History

Great Britain
- Name: Penelope
- Commissioned: 29 January 1794
- Fate: Captured 7 July 1799

Spain
- Acquired: 1799 by capture

General characteristics
- Type: Cutter
- Tons burthen: 18756⁄94 (bm)
- Armament: 16 × 4-pounder guns

= Hired armed cutter Penelope =

His Majesty's hired armed cutter Penelope served the Royal Navy from 29 January 1794 until the Spanish Navy captured her off Gibraltar on 7 July 1799. The Spaniards then employed her as a guarda costa.

==Service==
Lieutenant Robert Keen was appointed to command Penelope in 1793 and was promoted to Commander in 1797. On 9 October 1795 Penelope shared with a number of British warships in the recapture of the ship Kent.

In April 1797, Penelope was in the West Indies under the command of Lieutenant Daniel Burdwood. On 18 April, Vice-Admiral Sir Hyde-Parker ordered Captain Hugh Pigot to take his frigate , as well as the frigates and , the brig and Penelope to cut out 14 vessels at Jean-Rabel, Haiti. The squadron rendezvoused on the 19th and then the boats went in on the night of the 20th. They succeeded in bringing out nine vessels, all merchant vessels that French privateers had taken as prizes.

In late November Penelope was still under Burdwood's command when she captured a small French privateer cutter off the Start, which is some 16 leagues west of the Isle of Portland, on the English coast. The privateer had made no captures. This was probably Maria, for which prize money was payable a year later.

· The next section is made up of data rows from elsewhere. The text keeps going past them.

template <int UN>
__device__ __forceinline__ void stage_block(bf16* img, int ld, const bf16* src, int cols, int S, int spad, int tid, int nthr) {
  const int cpr = cols >> 3, total = spad * cpr, live = S * cpr;
  for (int base = 0; base < total; base += UN * nthr) {
    bf16x8 v[UN];
#pragma unroll
    for (int j = 0; j < UN; ++j) {
      const int id = min(base + j * nthr + tid, live - 1);
      v[j] = *reinterpret_cast<const bf16x8*>(src + (long)id * 8);
    }
#pragma unroll
    for (int j = 0; j < UN; ++j) {
      const int id = base + j * nthr + tid;
      if (id < total) {
        const int r = id / cpr, c = id - r * cpr;
        *reinterpret_cast<bf16x8*>(img + r * ld + c * 8) = id < live ? v[j] : bf16x8{};
      }
    }
  }
}

template <int DH, int G>
__global__ __launch_bounds__(ATT_THREADS) void attn_frame_fwd_kernel(const bf16* __restrict__ qkv, bf16* __restrict__ out,
                                                                     float* __restrict__ lse, int S, int H, int spad,
                                                                     float scale_log2) {
  using C = AttCfg<DH>;
  extern __shared__ __attribute__((aligned(16))) unsigned char smem[];
  bf16* img = reinterpret_cast<bf16*>(smem);
  const int tid = threadIdx.x, lane = tid & 63, wave = tid >> 6, g = lane >> 4, c16 = lane & 15;
  const int nwave = blockDim.x >> 6;
  const int b = blockIdx.x;
  const int D = H * DH, ld = 3 * D + 16;
  stage_block<8>(img, ld, qkv + (long)b * S * 3 * D, 3 * D, S, spad, tid, blockDim.x);
  __syncthreads();
  const int qtiles = (S + 31) / 32;
  for (int h = wave; h < H; h += nwave) {
    const bf16* Qs = img + h * DH;
    const bf16* Ks = Qs + D;
    const bf16* Vs = Qs + 2 * D;
    for (int qt0 = 0; qt0 < qtiles; qt0 += G) {
      bf16x8 qf[G][2][C::KS];
      f32x4 o[G][2][C::DT];
      float m[G][2], lsum[G][2];
      bool live[G][2];
#pragma unroll
      for (int t = 0; t < G; ++t)
#pragma unroll
        for (int u = 0; u < 2; ++u) {
          const int q0 = (qt0 + t) * 32 + u * 16;
          live[t][u] = q0 < S;
          m[t][u] = NEG_BIG; lsum[t][u] = 0.f;
#pragma unroll
          for (int s = 0; s < C::KS; ++s) qf[t][u][s] = row_frag_img<DH>(Qs, ld, min(q0 + c16, spad - 1), s, lane);
#pragma unroll
          for (int dt = 0; dt < C::DT; ++dt) o[t][u][dt] = f32x4{0.f, 0.f, 0.f, 0.f};
        }
      for (int kb = 0; kb < spad; kb += 32) {
        const bool k1 = kb + 16 < S;
        bf16x8 kf[2][C::KS], vt[C::DT];
#pragma unroll
        for (int kt = 0; kt < 2; ++kt)
#pragma unroll
          for (int s = 0; s < C::KS; ++s) kf[kt][s] = row_frag_img<DH>(Ks, ld, kb + kt * 16 + c16, s, lane);
#pragma unroll
        for (int dt = 0; dt < C::DT; ++dt) vt[dt] = tr_frag(Vs, ld, kb, dt * 16, lane);
#pragma unroll
        for (int t = 0; t < G; ++t)
#pragma unroll
          for (int u = 0; u < 2; ++u) {
            if (!live[t][u]) continue;
            f32x4 sc[2];
#pragma unroll
            for (int kt = 0; kt < 2; ++kt) {
              f32x4 a = {0.f, 0.f, 0.f, 0.f};
              if (kt == 0 || k1) {
#pragma unroll
                for (int s = 0; s < C::KS; ++s) a = __builtin_amdgcn_mfma_f32_16x16x32_bf16(kf[kt][s], qf[t][u][s], a, 0, 0, 0);
              }
              sc[kt] = a;
            }
            float mx = NEG_BIG;
#pragma unroll
            for (int kt = 0; kt < 2; ++kt) {
              if (kt == 1 && !k1) { sc[1] = f32x4{0.f, 0.f, 0.f, 0.f}; continue; }
#pragma unroll
              for (int r = 0; r < 4; ++r) {
                const int key = kb + kt * 16 + 4 * g + r;
                const float x = key < S ? sc[kt][r] : NEG_BIG;
                sc[kt][r] = x;
                mx = fmaxf(mx, x);
              }
            }
            mx = group4_max(mx) * scale_log2;
            const float mn = fmaxf(m[t][u], mx);
            const float alpha = fast_exp2(m[t][u] - mn);
            m[t][u] = mn;
            float rs = 0.f;
#pragma unroll
            for (int kt = 0; kt < 2; ++kt) {
              if (kt == 1 && !k1) continue;
#pragma unroll
              for (int r = 0; r < 4; ++r) {
                const float pv = fast_exp2(fmaf(sc[kt][r], scale_log2, -mn));
                sc[kt][r] = pv;
                rs += pv;
              }
            }
            lsum[t][u] = lsum[t][u] * alpha + rs;
            const bf16x8 pb = pack_b(sc[0], sc[1]);
#pragma unroll
            for (int dt = 0; dt < C::DT; ++dt) {
              o[t][u][dt] *= alpha;
              o[t][u][dt] = __builtin_amdgcn_mfma_f32_16x16x32_bf16(vt[dt], pb, o[t][u][dt], 0, 0, 0);
            }
          }
      }
#pragma unroll
      for (int t = 0; t < G; ++t)
#pragma unroll
        for (int u = 0; u < 2; ++u) {
          if (!live[t][u]) continue;
          const float l = group4_sum(lsum[t][u]);
          const float inv = 1.0f / l;
          const int q = (qt0 + t) * 32 + u * 16 + c16;
          if (q < S) {
#pragma unroll
            for (int dt = 0; dt < C::DT; ++dt) {
              bf16x4 w;
#pragma unroll
              for (int r = 0; r < 4; ++r) w[r] = (bf16)(o[t][u][dt][r] * inv);
              *reinterpret_cast<bf16x4*>(out + ((long)b * S + q) * D + h * DH + dt * 16 + 4 * g) = w;
            }
            if (g == 0) lse[((long)b * H + h) * S + q] = (m[t][u] + log2f(l)) * LN2;
          }
        }
    }
  }
}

On 24 January 1798, Penelope captured the French privateer cutter Venturer (or Aventurier), ten leagues off the Start. Venturer was pierced for eight guns but carried only two 3-pounders, plus six swivel guns, together with small arms. She was three days out of Plempoull and had not taken any prizes.

At some point Penelope and the hired armed cutter Constitution shared in the proceeds of the capture of the Danish brig Neptunus.

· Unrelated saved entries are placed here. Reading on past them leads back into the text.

GE_DEV void ge_np_edge_cells(const GeParams &P, const GeRctx &c, uint32_t *tcell, int lane) {
  const int n = P.n, W = P.W;
  {
    int carry = 0;
    for (int k0 = 0; k0 < n; k0 += GE_WAVE) {
      const int u = k0 + lane; int d = 0;
      if (u < n) for (int w = u >> 6; w < W; w++) { uint64_t b = c.abits[u * W + w]; if (w == (u >> 6)) b &= ~((2ull << (u & 63)) - 1ull); d += ge_popc64(b); }
      const int incl = ge_wave_incl_scan(d, lane);
      if (u < n) c.dist[u] = carry + incl - d;
      carry += ge_shfl_i32(incl, GE_WAVE - 1);
    }
    ge_wave_sync();
    for (int u = lane; u < n; u += GE_WAVE) {
      int t = c.dist[u];
      for (int w = u >> 6; w < W; w++) {
        uint64_t b = c.abits[u * W + w]; if (w == (u >> 6)) b &= ~((2ull << (u & 63)) - 1ull);
        for (; b; b &= b - 1) tcell[t++] = (uint32_t)(u * n + w * 64 + ge_ctz64(b));
      }
    }
    ge_wave_sync();
  }
}
GE_DEV int ge_np_edge_number(const GeRctx &c, int W, int u, int v) {
  const int a = u < v ? u : v, b = u < v ? v : u;
  int t = c.dist[a];
  for (int w = a >> 6; w <= (b >> 6); w++) {
    uint64_t bits = c.abits[a * W + w];
    if (w == (a >> 6)) bits &= ~((2ull << (a & 63)) - 1ull);
    if (w == (b >> 6)) bits &= (1ull << (b & 63)) - 1ull;
    t += ge_popc64(bits);
  }
  return t;
}
GE_DEV void ge_np_draws_cells(const GeParams &P, const GeRctx &c, uint32_t *mt, int &nppos, int lane, const uint32_t *tcell, uint8_t *tcode) {
  const int n = P.n, m = P.m, total = n * n;
  const uint64_t below = (1ull << lane) - 1ull;
  GE_STAMP_B0(7);
  int base = 0, t = 0, t0 = 0;
  uint32_t treg = lane < m ? tcell[lane] : 0xffffffffu;
  uint32_t next = ge_readlane_u32(treg, 0);
  auto take = [&](uint32_t val, uint64_t bal, int cnt) {
    while (next - (uint32_t)base < (uint32_t)cnt) {
      const int r = (int)(next - (uint32_t)base);
      if (((bal >> lane) & 1ull) && ge_popc64(bal & below) == r) tcode[t] = (uint8_t)(3u + val);
      t++;
      if (t - t0 == GE_WAVE) { t0 = t; treg = (t0 + lane < m) ? tcell[t0 + lane] : 0xffffffffu; }
      next = ge_readlane_u32(treg, t - t0);
    }
  };
  while (base < total) {
    if (nppos >= GE_MT_N && total - base > GE_MT_N) {
      uint32_t R[GE_MT_ROWS];
      ge_mt_to_regs(R, mt, lane);
      do {
        ge_mt_twist_regs(R, lane);
        int tot = 0;
// ... 692 lines not shown
    if (path_like) {
      for (int i = lane; i < (n * n + 7) / 8; i += GE_WAVE) c.wm[i] = 0u;
      ge_wave_sync();
      ge_np_draws(P, c, c.mt2, nppos, n * n, lane, 0);
    } else ge_np_draws(P, c, c.mt2, nppos, t == GE_TSP ? P.m : n, lane, 1);
  }
  GE_STAMP(22);
  if (t == GE_DISTRIBUTION_CENTER) ge_np_draws(P, c, c.mt2, nppos, n, lane, 3);
  if (t == GE_PERISHABLE_DELIVERY) {
    const uint32_t ra = ge_np_next(c.mt2, nppos, lane), rb = ge_np_next(c.mt2, nppos, lane);
    if (lane == 0) { *(double *)c.misc = ((double)(int32_t)(ra >> 5) * 67108864.0 + (double)(int32_t)(rb >> 6)) / 9007199254740992.0; c.misc[2] = nppos; }
    ge_wave_sync();
    return;
  }
  if (t == GE_MULTICAST_ROUTING) ge_np_multicast_tail(P, c, c.mt2, nppos, lane);
  else if (path_like) ge_np_terminals(P, c, c.mt2, nppos, lane, n, P.T);
  GE_STAMP(23);
  if (save) ge_mt_save(save, c.mt2, nppos, lane);
}

template <class RP, class CW>
GE_DEV uint64_t ge_dc_search(double cutoff, int n, int s, const RP *rowptr, const CW *colw, double *S, int ss, uint8_t *stk, int ks) {
  (void)stk; (void)ks;
  for (int v = 0; v < n; v++) S[v * ss] = __builtin_inf();
  S[s * ss] = 0.0;
  uint64_t reached = 1ull << s, cur = 1ull << s;
  while (cur) {
    uint64_t nxt = 0;
    for (; cur; cur &= cur - 1) {
      const int u = ge_ctz64(cur);
      const double du = S[u * ss];
      const int r1 = rowptr[u + 1];
      for (int k0 = rowptr[u]; k0 < r1; k0 += 4) {
        uint32_t e[4]; double sv[4];
#pragma unroll
        for (int j = 0; j < 4; j++) e[j] = (uint32_t)colw[k0 + j < r1 ? k0 + j : k0];
#pragma unroll
        for (int j = 0; j < 4; j++) sv[j] = S[(int)(e[j] >> 4) * ss];
#pragma unroll
        for (int j = 0; j < 4; j++) {
          const int v = (int)(e[j] >> 4);
          const double d = du + ge_wlut((int)(e[j] & 15u));
          if (k0 + j < r1 && d <= cutoff && d < sv[j]) {
            S[v * ss] = d; reached |= 1ull << v;
            if (d + 0.3 <= cutoff) nxt |= 1ull << v;
          }
        }
      }
    }
    cur = nxt;
  }
  return reached;
}

template <int ENV>
GE_DEV void ge_write_edge_slabs(const GeParams &P, const GeRctx &c, int env, int tid, int nthreads) {
  constexpr int t = ENV;
  const ge_buffers &G = P.buf;
  const int n = P.n, W = P.W, E = P.E;
  const int64_t nbase = (int64_t)env * n, ebase = (int64_t)env * E, Ne = P.edge_row_stride;
  for (int idx = tid; idx < E; idx += nthreads) {
    int u = ge_row_of(P, c, idx), v = ge_list_nbr(P, c, idx), code = ge_list_code(P, c, idx);
    G.edge_index[ebase + idx] = P.node_id_base + nbase + u;
    G.edge_index[Ne + ebase + idx] = P.node_id_base + nbase + v;
    float wv = (t == GE_DENSEST_SUBGRAPH || t == GE_MAX_INDEPENDENT_SET) ? 1.f : (float)ge_wlut(code);
    if (P.spatial) wv = (float)G.sw64[ebase + ge_sorted_pos_p(P, c, u, v)];
    if (P.Fe == 2) { G.edge_attr[(ebase + idx) * 2] = wv; G.edge_attr[(ebase + idx) * 2 + 1] = 0.f; }
    else G.edge_attr[ebase + idx] = wv;
    G.colw[ebase + idx] = (uint16_t)((v << 4) | code);
    G.scode[ebase + idx] = P.nowsort ? (uint8_t)code : c.wsort[idx];
    if (G.rev_edge) {
      const int r0 = c.rowptr[v], r1 = c.rowptr[v + 1];
      int r = -1;
      for (int k0 = r0; k0 < r1 && r < 0; k0 += 4) {
        int w[4];
#pragma unroll
        for (int j = 0; j < 4; j++) w[j] = (int)(c.colw[k0 + j < r1 ? k0 + j : r0] >> 4);
#pragma unroll
        for (int j = 3; j >= 0; j--) if (k0 + j < r1 && w[j] == u) r = k0 + j;
      }
      G.rev_edge[ebase + idx] = r;
    }
  }
  for (int v = tid; v <= n; v += nthreads) G.row_ptr[(int64_t)env * (n + 1) + v] = c.rowptr[v];
  for (int i = tid; i < n * W; i += nthreads) G.adj_bits[nbase * W + i] = c.abits[i];
  if (G.node_rec) {
    for (int v = tid; v < n; v += nthreads) {
      uint64_t codes = 0; int d = c.rowptr[v + 1] - c.rowptr[v]; if (d > 16) d = 16;
      for (int k = 0; k < d; k++) codes |= (uint64_t)(c.wsort[c.rowptr[v] + k] & 15) << (4 * k);
      G.node_rec[(nbase + v) * 2] = c.abits[v]; G.node_rec[(nbase + v) * 2 + 1] = codes;
    }
  }
}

Penelope then sailed to the Mediterranean. By this time she was under the command of Lieutenant Daniel Hamline (or Hamlyn). In the Mediterranean she carried despatches. For instance, on 12 May 1799, Admiral Nelson sent her to Malta with instructions for the British naval forces there and for the Russian admiral, who Nelson also thought was there. Penelope also captured or participated in the capture of the Spanish vessel Gaviota on 11 April.

==Capture==

On 6 July Admiral Jervis sent his flag lieutenant, Lieutenant Frederick Maitland, to Penelope, to order her out from Gibraltar to reconnoitre and count a fleet that had been spotted sailing through the Straits and that Jervis believed was French.

When Maitland arrived however, he found that Hamline was sick and unable to take command. Maitland took over and sailed Penelope out. Because of the urgency of the mission, there was not enough time to unload £8000 (in dollars) on her that is variously described as pay for the forces in Minorca or cargo from two prizes that Penelope had captured earlier.

At 0400 hours the next morning Penelope was off Ceuta and Maitland counted 43 ships. (This was Bruix' expedition of 1799 returning to Cadiz.)

The Franco-Spanish fleet sent two frigates and a brig to intercept Penelope. Winds were light so she hoisted French colours as a ruse de guerre and used her sweeps to try to escape her pursuers. Still, the pursuers were gaining so Penelope deployed her boat to help tow her in an attempt to gain distance. Unfortunately, by 0730 hours a breeze had developed enabling the pursuers to get close enough to fire their chase guns. Maitland cut his boat loose and told her crew to head for Gibraltar while he tried to sail towards the North African shore.

By about 1130 hours one frigate was close enough to fire a broadside while the brig and the second frigate were still nearby. Maitland was forced to strike his colours. The brig Vigo sent a boat over to accept his surrender, but Maitland dismissed the officer in charge, saying that he had struck to the frigate. She was the 34-gun Nuestra Señora del Carmén and she took possession of Penelope.

==Post-script==
After the Spanish fleet left Cadiz, Admiral Mazarredo had Maitland returned to Gibraltar. Mazeredo had discovered that Maitland was Lord St Vincent's flag lieutenant, and being under an obligation to St Vincent, set Maitland free and returned him to Gibraltar without requesting an exchange. In July Maitland returned to Britain with Admiral Jervis, in the . Mazarredo also returned the personal effects of General Oakes, though both sides agreed that Penelopes crew had plundered these before the Spanish had taken possession. The Spaniards did take possession of the specie, which they took to Mahón.

Admiral Sir Kieth pursued Bruix to Brest but was not able to bring him to action.

The Spaniards discovered that a 13-year-old midshipman and four sailors of Penelopes crew were Spaniards. Mazarredo ordered all five held until it could be determined how and why they had come to serve in the Royal Navy.

The Spaniards took Penelope into port. There the Spanish Royal Navy acquired her for service as a guarda costa at Puerto Cabello.